Three hours throughout the week should be moderately vigorous — "Things where you get your heart rate up, you're sweating," he explained.

Anything that has your kid up and moving qualifies. Playgrounds are great, with all that running, jumping, chasing and climbing. Same for sports, plus Lindgren said they help kids build social connections.

Danielle Szasz and her children at Sugar House Park.
Danielle Szasz and her children at Sugar House Park. (Photo: Tanner Siegworth, KSL-TV)

"We meet people doing these things that we'd never know otherwise," said Lindgren. "The social part of that is really important and I don't think it can be undervalued in adolescents."

Whatever the activity is, it needs to be fun for kids. Parents should be positive about it and they can lead by example.

"If you take the time yourself to go out and do some physical things, to meet with some friends, to go for a walk or a run — it's modeling and they follow suit," Lindgren said.

"We're so lucky that we live in close proximity to so many cool hiking trails," Danielle Szasz said about one of Oliver's favorite activities.

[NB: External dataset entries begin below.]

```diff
+template <int NSPLIT, int WN, bool HALF, bool F16, bool DET>
 static int launch_wgrad_k(const WgradPlan* plan, cudaStream_t stream) {
+  if (!(plan->wn_mask & wgrad_shape_bit(HALF, HALF ? 2 * WN : WN))) return SN_OK;
   static bool attr_done = false;
   if (!attr_done) {
-    SN_CHECK_CUDA(cudaFuncSetAttribute(wgrad_gemm_kernel<NSPLIT, BN, F16, DET>,
+    SN_CHECK_CUDA(cudaFuncSetAttribute(wgrad_gemm_kernel<NSPLIT, WN, HALF, F16, DET>,
                                        cudaFuncAttributeMaxDynamicSharedMemorySize, Cfg<NSPLIT>::kSmemBytes));
     attr_done = true;
   }
-  wgrad_gemm_kernel<NSPLIT, BN, F16, DET><<<plan->grid, kThreads, Cfg<NSPLIT>::kSmemBytes, stream>>>(plan->p);
+  const dim3 grid(plan->grid.x, plan->grid.y, plan->shape_ks[__builtin_ctz(wgrad_shape_bit(HALF, HALF ? 2 * WN : WN))]);
+  wgrad_gemm_kernel<NSPLIT, WN, HALF, F16, DET><<<grid, kThreads, Cfg<NSPLIT>::kSmemBytes, stream>>>(plan->p);
   SN_CHECK_CUDA(cudaGetLastError());
   return SN_OK;
 }
 
-template <int NSPLIT, int BN, bool F16>
+template <int NSPLIT, bool F16, bool DET>
+static int launch_wgrad_widths(const WgradPlan* plan, cudaStream_t stream) {
+  int rc = SN_OK;
+  if (!rc) rc = launch_wgrad_k<NSPLIT, 128, false, F16, DET>(plan, stream);
+  if (!rc) rc = launch_wgrad_k<NSPLIT, 96, false, F16, DET>(plan, stream);
+  if (!rc) rc = launch_wgrad_k<NSPLIT, 64, false, F16, DET>(plan, stream);
+  if (!rc) rc = launch_wgrad_k<NSPLIT, 32, false, F16, DET>(plan, stream);
+  if (!rc) rc = launch_wgrad_k<NSPLIT, 16, false, F16, DET>(plan, stream);
+  if (!rc) rc = launch_wgrad_k<NSPLIT, 64, true, F16, DET>(plan, stream);
+  if (!rc) rc = launch_wgrad_k<NSPLIT, 48, true, F16, DET>(plan, stream);
+  if (!rc) rc = launch_wgrad_k<NSPLIT, 32, true, F16, DET>(plan, stream);
+  if (!rc) rc = launch_wgrad_k<NSPLIT, 16, true, F16, DET>(plan, stream);
+  if (!rc) rc = launch_wgrad_k<NSPLIT, 8, true, F16, DET>(plan, stream);
+  sn_count_launch(__builtin_popcount(plan->wn_mask) - 1);
+  return rc;
+}
+
+template <int NSPLIT, bool F16>
 static int launch_wgrad(const WgradPlan* plan, cudaStream_t stream) {
-  if (!plan->p.det_ws) return launch_wgrad_k<NSPLIT, BN, F16, false>(plan, stream);
-  const int rc = launch_wgrad_k<NSPLIT, BN, F16, true>(plan, stream);
+  if (!plan->p.det_ws) return launch_wgrad_widths<NSPLIT, F16, false>(plan, stream);
+  const int rc = launch_wgrad_widths<NSPLIT, F16, true>(plan, stream);
   if (rc) return rc;
   long long g = (plan->p.det_count + 255) / 256;
   if (g > SN_NUM_SMS * 8) g = SN_NUM_SMS * 8;
@@ -904,19 +1007,8 @@
   return SN_OK;
 }
 
-template <int NSPLIT, bool F16>
-static int launch_wgrad_n(const WgradPlan* plan, cudaStream_t stream) {
-  switch (mma_n(plan->p.block_n)) {
-    case 16: return launch_wgrad<NSPLIT, 16, F16>(plan, stream);
-    case 32: return launch_wgrad<NSPLIT, 32, F16>(plan, stream);
-    case 64: return launch_wgrad<NSPLIT, 64, F16>(plan, stream);
-    case 96: return launch_wgrad<NSPLIT, 96, F16>(plan, stream);
-    default: return launch_wgrad<NSPLIT, 128, F16>(plan, stream);
-  }
-}
-
 int sn_wgrad_plan_launch(const WgradPlan* plan, cudaStream_t stream) {
   const bool f16 = plan->p.x_fmt == SN_FMT_F16;
-  if (plan->nsplit == 3) return f16 ? launch_wgrad_n<3, true>(plan, stream) : launch_wgrad_n<3, false>(plan, stream);
-  return f16 ? launch_wgrad_n<1, true>(plan, stream) : launch_wgrad_n<1, false>(plan, stream);
-}
+  if (plan->nsplit == 3) return f16 ? launch_wgrad<3, true>(plan, stream) : launch_wgrad<3, false>(plan, stream);
+  return f16 ? launch_wgrad<1, true>(plan, stream) : launch_wgrad<1, false>(plan, stream);
+}
diff --git a/swapnet_b200/csrc/plan.h b/swapnet_b200/csrc/plan.h
--- a/swapnet_b200/csrc/plan.h
+++ b/swapnet_b200/csrc/plan.h
@@ -54,6 +54,8 @@
   int ngroups;
   int x_merged, y_merged;
   short gstart[SN_MAX_TAPS], gsize[SN_MAX_TAPS];
+  int one_cols;
+  int full_rows;
   float* det_ws;
   long long det_count;
 };
@@ -69,6 +71,8 @@
   dim3 grid;
   int nsplit;
   size_t ws_bytes;
+  unsigned wn_mask;
+  int shape_ks[32];
 };
 
 int sn_tap_gemm_plan_init(TapGemmPlan* plan, const sn_tap_gemm_desc* d);
@@ -76,3 +80,5 @@
 int sn_wgrad_plan_init(WgradPlan* plan, const sn_wgrad_desc* d, int sm_count);
 int sn_wgrad_plan_launch(const WgradPlan* plan, cudaStream_t stream);
 int sn_wgrad_plan_ksplit(const sn_wgrad_desc* d, int sm_count);
+long long sn_tap_gemm_plan_mma_macs(const sn_tap_gemm_desc* d);
+long long sn_wgrad_plan_mma_macs(const sn_wgrad_desc* d);
diff --git a/swapnet_b200/lowering.py b/swapnet_b200/lowering.py
--- a/swapnet_b200/lowering.py
+++ b/swapnet_b200/lowering.py
@@ -245,9 +245,9 @@
 
 
 def pick_block_n(n_valid: int) -> int:
-    if n_valid >= 128:
-        return 128
-    for b in (16, 32, 64, 128):
+    for b in (16, 32, 64):
         if n_valid <= b:
             return b
+    if -(-n_valid // 96) * 96 < -(-n_valid // 128) * 128:
+        return 96
     return 128
diff --git a/swapnet_b200/ops.py b/swapnet_b200/ops.py
--- a/swapnet_b200/ops.py
+++ b/swapnet_b200/ops.py
@@ -283,6 +283,15 @@
     return int(k)
 
 
+def mma_macs(desc) -> int:
+    lib = _lib.load()
+    k = lib.sn_tap_gemm_mma_macs(C.byref(desc)) if isinstance(desc, SnTapGemmDesc) else \
+        lib.sn_wgrad_mma_macs(C.byref(desc))
+    if k < 0:
+        check(int(k))
+    return int(k)
+
+
 def wgrad_plan(desc: SnWgradDesc, keep: Sequence = ()) -> Plan:
     h = C.c_void_p()
     check(_lib.load().sn_wgrad_plan_create(C.byref(desc), C.byref(h)))
```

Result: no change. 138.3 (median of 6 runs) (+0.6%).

Besides hiking, he loves the backyard trampoline, splash pads, STEM projects, summer camps and family workouts.

"He'll be like counting down … he's like '20! Okay, five more!'" his mom said about their circuit of burpees, squats and push-ups.

If you take the time yourself to go out and do some physical things, to meet with some friends, to go for a walk or a run — it's modeling and they follow suit.

–Dr. Peter Lindgren, pediatrician, Intermountain Healthcare

Oh, and Oliver has not forgotten his love for Roblox and other games. Danielle Szasz has set up a chart system that logs his physical activity.

"It goes in this pattern – mind, body, heart," Oliver described. "So, the first one is mind-reading independently for as long as you can. If (I) do it for 15 minutes, I get 15 minutes of screen time. And then the next one is something for your body like a workout. And then the last one is heart, which is playing with Luna, and then I can get screen time."

"That's been really fun," said Danielle. "He actually gets super into it."